One particular year just before the pandemic, the meeting had been reduced to 2.5 days to save budget. The theme of the meeting was ‘mountains’, because we were encouraging the entire Brand Team to make that final push for peak sales. Perhaps a little obvious, but we did get to play with some lovely photography and graphics concepts for the meeting.

And, because cramming the messages and value from four days into two and a half wasn’t enough of a challenge, someone made the decision (I honestly don’t remember if it was us or the client) to have slides made to fill the super-wide screen LED display that covered half of one wall of the 300-seater conference room.

For the most part, we used the centre of the screen for a standard 16:9 presentation and the outer parts for repeater screens and close-up video feed of the speaker. But for the intro talks in each session—i.e. the most senior presenters—we filled the screen. We are talking slides that were 4320 pixels wide and 940 deep. That’s more than four times wider than high, and a real challenge when you’re working on a tiny laptop screen.

Admittedly for most of those presentations we cheated a bit and had some static themed graphics either side, and only played with the middle third for content. We still had to contend with crammed graphs and tiny text supplied to us in standard PowerPoint and make them sing somehow, but it was doable.

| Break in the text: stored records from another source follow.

#define SD_VREAD80(S, G)                                                                                    \
    SD_TR_READ(S##0l, vaddr, (G) * 16 * RSV); SD_TR_READ(S##0h, vaddr, (G) * 16 * RSV + 4 * RSV);           \
    SD_TR_READ(S##1l, vaddr, (G) * 16 * RSV + 64); SD_TR_READ(S##1h, vaddr, (G) * 16 * RSV + 64 + 4 * RSV); \
    SD_TR_READ(S##2l, vaddr, (G) * 16 * RSV + 128); SD_TR_READ(S##2h, vaddr, (G) * 16 * RSV + 128 + 4 * RSV);
#define SD_VREADY80(S, N)                                                                                   \
    asm volatile("s_waitcnt lgkmcnt(%6)" : "+v"(S##0l), "+v"(S##0h), "+v"(S##1l), "+v"(S##1h), "+v"(S##2l), "+v"(S##2h) : "n"(N)); \
    v0 = bf16x8{S##0l[0], S##0l[1], S##0l[2], S##0l[3], S##0h[0], S##0h[1], S##0h[2], S##0h[3]};            \
    v1 = bf16x8{S##1l[0], S##1l[1], S##1l[2], S##1l[3], S##1h[0], S##1h[1], S##1h[2], S##1h[3]};            \
    v2 = bf16x8{S##2l[0], S##2l[1], S##2l[2], S##2l[3], S##2h[0], S##2h[1], S##2h[2], S##2h[3]};
#define SD_PV80(G)                                                                                          \
    o[0] = __builtin_amdgcn_mfma_f32_32x32x16_bf16(v0, pf[G], o[0], 0, 0, 0);                               \
    o[1] = __builtin_amdgcn_mfma_f32_32x32x16_bf16(v1, pf[G], o[1], 0, 0, 0);                               \
    o[2] = __builtin_amdgcn_mfma_f32_32x32x16_bf16(v2, pf[G], o[2], 0, 0, 0);

    auto steady = [&](int t, int slot, f32x16& c0, f32x16& c1, f32x16& n0, f32x16& n1) {
        asm volatile("s_waitcnt vmcnt(%0)" ::"n"(NIW) : "memory");
        __builtin_amdgcn_s_barrier();
        asm volatile("" ::: "memory");
        const int nslot = slot == 2 ? 0 : slot + 1, fslot = slot == 0 ? 2 : slot - 1;
        issue(t + 3, slot, t + 2, fslot);
        const char* kp = smem + nslot * KBYTES + kfrag_off;
        const float mc = m_run * c;
        bf16x8 kf[2 * KQ];
#pragma unroll
        for (int kk = 0; kk < KQ; ++kk) {
            kf[kk] = *(const bf16x8*)(kp + kk * 32);
            kf[KQ + kk] = *(const bf16x8*)(kp + 32 * RSK + kk * 32);
        }
        bf16x8 pf[4], v0, v1, v2;
        const unsigned vaddr = lds_v + (unsigned)(slot * VBYTES);
        bf16x4 x0l, x0h, x1l, x1h, x2l, x2h, y0l, y0h, y1l, y1h, y2l, y2h;
        __builtin_amdgcn_sched_barrier(0);
        n0 = __builtin_amdgcn_mfma_f32_32x32x16_bf16(kf[0], qf[0], f32x16{}, 0, 0, 0);
        n1 = __builtin_amdgcn_mfma_f32_32x32x16_bf16(kf[KQ], qf[0], f32x16{}, 0, 0, 0);
        pf[0] = exp_group(c0, c1, 0, mc);
        __builtin_amdgcn_sched_barrier(0);
        n0 = __builtin_amdgcn_mfma_f32_32x32x16_bf16(kf[1], qf[1], n0, 0, 0, 0);
        n1 = __builtin_amdgcn_mfma_f32_32x32x16_bf16(kf[KQ + 1], qf[1], n1, 0, 0, 0);
        pf[1] = exp_group(c0, c1, 1, mc);
        __builtin_amdgcn_sched_barrier(0);
        n0 = __builtin_amdgcn_mfma_f32_32x32x16_bf16(kf[2], qf[2], n0, 0, 0, 0);
        n1 = __builtin_amdgcn_mfma_f32_32x32x16_bf16(kf[KQ + 2], qf[2], n1, 0, 0, 0);
        pf[2] = exp_group(c0, c1, 2, mc);
        __builtin_amdgcn_sched_barrier(0);
        n0 = __builtin_amdgcn_mfma_f32_32x32x16_bf16(kf[3], qf[3], n0, 0, 0, 0);
        n1 = __builtin_amdgcn_mfma_f32_32x32x16_bf16(kf[KQ + 3], qf[3], n1, 0, 0, 0);
        pf[3] = exp_group(c0, c1, 3, mc);
        __builtin_amdgcn_sched_barrier(0);
        SD_VREAD80(x, 0)
        __builtin_amdgcn_sched_barrier(0);
        n0 = __builtin_amdgcn_mfma_f32_32x32x16_bf16(kf[4], qf[4], n0, 0, 0, 0);
        n1 = __builtin_amdgcn_mfma_f32_32x32x16_bf16(kf[KQ + 4], qf[4], n1, 0, 0, 0);
        __builtin_amdgcn_sched_barrier(0);
        SD_VREAD80(y, 1) SD_VREADY80(x, 6)
        SD_PV80(0)
        float tm0 = fmaxf(n0[0], n1[0]);
#pragma unroll
        for (int i = 1; i < 4; ++i) tm0 = fmaxf(fmaxf(tm0, n0[i]), n1[i]);
        __builtin_amdgcn_sched_barrier(0);
        SD_VREAD80(x, 2) SD_VREADY80(y, 6)
        SD_PV80(1)
#pragma unroll
        for (int i = 4; i < 8; ++i) tm0 = fmaxf(fmaxf(tm0, n0[i]), n1[i]);
        __builtin_amdgcn_sched_barrier(0);
        SD_VREAD80(y, 3) SD_VREADY80(x, 6)
        SD_PV80(2)
#pragma unroll
        for (int i = 8; i < 12; ++i) tm0 = fmaxf(fmaxf(tm0, n0[i]), n1[i]);
        __builtin_amdgcn_sched_barrier(0);
        SD_VREADY80(y, 0)
        SD_PV80(3)
#pragma unroll
        for (int i = 12; i < 16; ++i) tm0 = fmaxf(fmaxf(tm0, n0[i]), n1[i]);
        const float tmx = half_pair_max(tm0);
        __builtin_amdgcn_sched_barrier(0);
        if (!__all((tmx - m_run) * c <= STALE)) {
            const float m_new = fmaxf(m_run, tmx);
            const float alpha = __builtin_amdgcn_exp2f((m_run - m_new) * c);
#pragma unroll
            for (int tt = 0; tt < DVT; ++tt)
#pragma unroll
                for (int i = 0; i < 16; ++i) o[tt][i] *= alpha;
            m_run = m_new;
        }
    };
    auto final_tile = [&](int slot, f32x16& c0, f32x16& c1) {
        asm volatile("s_waitcnt vmcnt(0)" ::: "memory");
        __builtin_amdgcn_s_barrier();
        asm volatile("" ::: "memory");
        const float mc = m_run * c;
        bf16x8 pf[4], v0, v1, v2;
#pragma unroll
        for (int s2 = 0; s2 < 4; ++s2) pf[s2] = exp_group(c0, c1, s2, mc);
        const unsigned vaddr = lds_v + (unsigned)(slot * VBYTES);
        bf16x4 x0l, x0h, x1l, x1h, x2l, x2h;
        __builtin_amdgcn_sched_barrier(0);
        SD_VREAD80(x, 0) SD_VREADY80(x, 0) SD_PV80(0)
        __builtin_amdgcn_sched_barrier(0);
        SD_VREAD80(x, 1) SD_VREADY80(x, 0) SD_PV80(1)
        __builtin_amdgcn_sched_barrier(0);
        SD_VREAD80(x, 2) SD_VREADY80(x, 0) SD_PV80(2)
        __builtin_amdgcn_sched_barrier(0);
        SD_VREAD80(x, 3) SD_VREADY80(x, 0) SD_PV80(3)
        __builtin_amdgcn_sched_barrier(0);
    };
#undef SD_VREAD80
#undef SD_VREADY80
#undef SD_PV80
    int t = 0, slot = 0;
    for (; t + 2 < ntiles; t += 2) {
        steady(t, slot, sa0, sa1, sb0, sb1);
        slot = slot == 2 ? 0 : slot + 1;
        steady(t + 1, slot, sb0, sb1, sa0, sa1);
        slot = slot == 2 ? 0 : slot + 1;
    }
    if (t + 2 == ntiles) {
        steady(t, slot, sa0, sa1, sb0, sb1);
        slot = slot == 2 ? 0 : slot + 1;
        final_tile(slot, sb0, sb1);
    } else {
        final_tile(slot, sa0, sa1);
    }

    constexpr int TT = D / 32, RR = D % 32, REG = (RR & 3) + 4 * (RR >> 3);
    static_assert((RR & 4) == 0, "ones row must sit in the h = 0 half");
    const float inv = 1.0f / __shfl(o[TT][REG], r);
    if (qvalid) {
        bf16_t* op = a.O + ((long)b * a.Nq + q) * a.ldo + head * D;
#pragma unroll
        for (int tt = 0; tt < DVT; ++tt) {
#pragma unroll
            for (int g4 = 0; g4 < 4; ++g4) {
                const int dv = 32 * tt + 8 * g4 + 4 * h;
                if (dv < D) {
                    u32x2 w = {pack2bf(o[tt][4 * g4 + 0] * inv, o[tt][4 * g4 + 1] * inv),
                               pack2bf(o[tt][4 * g4 + 2] * inv, o[tt][4 * g4 + 3] * inv)};
                    *(u32x2*)(op + dv) = w;
                }
            }
        }
    }
}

Then as I was sitting in the slide room in the Barcelona conference centre, reflecting on 2 days of successful meeting and thinking about going and getting some dinner,the VP of Global Medical Affairs (the therapeutic area medical head) for this multi-billion dollar drug came up to me and said,

“Richard…”

Now, I liked VPGMA. We’d done some great stuff together, and had some really good discussions about the product and what we were trying to achieve. So I was inclined to be sympathetic to his request. And then he told me what he wanted.

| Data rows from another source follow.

template <typename T>
struct ApplyKernels {
    static void apply_v(const Geom& g, const T* Phi, const T* Bm, T* V, double* vpart, const double* alpha, double* mupart,
                        hipStream_t st, int dma = 0, const F16Operands* f16 = nullptr);
    static void apply_predict(const Geom& g, const T* Phi, const T* LiT, double* vpart, const double* alpha, double* mupart,
                              hipStream_t st);
    static void apply_c(const Geom& g, const T* Phi, const T* LiT, const T* Li, T* C, double* vpart, const double* alpha,
                        const double* beta, double* mupart, hipStream_t st, int dma = 0);
    static void apply_vc(const Geom& g, const T* C, const T* Li, const T* LiT, T* V, hipStream_t st, int dma = 0);
    static void apply_phibar(const Geom& g, const T* Phi, const T* Abar, T* V, const double* p, const double* q,
                             const double* y, const double* alpha, const double* ut, hipStream_t st, int dma = 0, const F16Operands* f16 = nullptr);
    static void apply_plain(const Geom& g, const T* A, const T* Bm, T* Out, int Kc, int ncols, hipStream_t st);
    static void rowstats(const Geom& g, const double* mupart, const double* vpart, const double* y,
                         const Scal* sc, double* p, double* q, double* partial, int nblocks, hipStream_t st);
    static void rowpredict(const Geom& g, const double* mupart, const double* vpart, const Scal* sc, double* mu, double* sd,
                           hipStream_t st);
    static void rowresidual(const Geom& g, const double* mupart, const double* y, double* r, hipStream_t st);
    static int partials(const Geom& g);
};

struct F16x3Kernels {
    static void split_operand(const Geom& g, const double* M, char* B16, float* scale, double* part, const Scal* sc, hipStream_t st);
    template <int EPI, int BN>
    static int apply(const Geom& g, int njt, int col0, int slot0, const float* Phi, const F16Operands& f, float* V,
                     double* vpart, const double* p, const double* q, const double* y, const double* alpha, const double* ut, double* mu,
                     hipStream_t st, int64_t rb0, int64_t nrb);
    static bool apply_runs(const Geom& g);
    static constexpr size_t F16_PAD = 1024;
    static int side_blocks(const Geom& g);
    static void split_phi(const Geom& g, const float* Phi, const double* y, const Scal* sc, unsigned* Phi16, double* sidepart, float* tmp,
                          hipStream_t st);
    static void v_bound(const Geom& g, const double* B, const Scal* sc, float* tmp, hipStream_t st);
    static void split_v(const Geom& g, const float* V, const double* q, const double* p, unsigned* V16g, unsigned* qV16g, double* sidepart,
                        float* tmp, hipStream_t st);
    static int gram_chunks(const Geom& g, int64_t chunk);
    static int gram_tiles(const Geom& g);
    static void gram(const Geom& g, const unsigned* A16g, const unsigned* B16g, const float* scale, int64_t chunk, double* slabs, hipStream_t st);
};

template <typename T> struct SweepKernels : FmapKernels<T>, GramKernels<T>, ApplyKernels<T> {};

int64_t trace_read(void* host, int64_t max_bytes);
int64_t apply_trace_read(void* host, int64_t max_bytes);
int64_t chol_trace_read(void* host, int64_t max_bytes);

He was due to open the proceedings for the final day—recap the meeting so far, give a 10-minute Medical Affairs talk, and introduce the morning’s speakers. He’d seen the amazing slide work we’d done for his colleagues in the other functions, and didn’t want to give the standard data-heavy medical spiel.

So we had a chat about how we could just use graphics with key numbers highlighted, the fewest possible words, and fit it all in under 3 minutes with some animations to bring it seamlessly together.

Then he dropped the bomb.

“And I want it to be timed,” he said, pulling up an MP3 on his laptop, “so that the messages come on screen at the same time as the words in the song”.

We listened to the song and I searched up the lyrics.

“Sure,” I said, without knowing if it was even possible. “We can do that.”

“And I don’t want to click through. I don’t want to say anything after presenting the agenda. I want it to run automatically from start to end.”

“Across the entire screen?”

“Across the entire screen.”

Dear Reader, I learned a lot about animation timings in PowerPoint that evening.

I sat in the slide room with the rest of the writing team, and as the night wore on and one-by-one they finished their own “one more thing”s, they gathered around the wide-screen TV I was using as a second monitor. Every now and then I’d say “Right, here we go,” and test the next 20-second segment. There’d be the occasional comment, such as “You’re a little bit fast, there”, and I’d go and tweak that one slide and then check all the other timings that were affected, before running the animation again.

We were heartily sick of the song by the time, a couple of hours after midnight, I exported the file as an MP4 and sent it to VPGMA with a short note asking for his approval.

In the morning, I had to upload the video to the AV desk, and explain to the AV crew that no, the first part isn’t slides, you need to switch from the holding screen to the video, and then back to the slideshow for the next presenter. They got it eventually, and we even managed to test it—with 5 minutes to spare, of course.

And the best part of this entire story?

It’s the only time I’ve ever seen Head of Medical receive a standing ovation at a Brand—or any other—Meeting.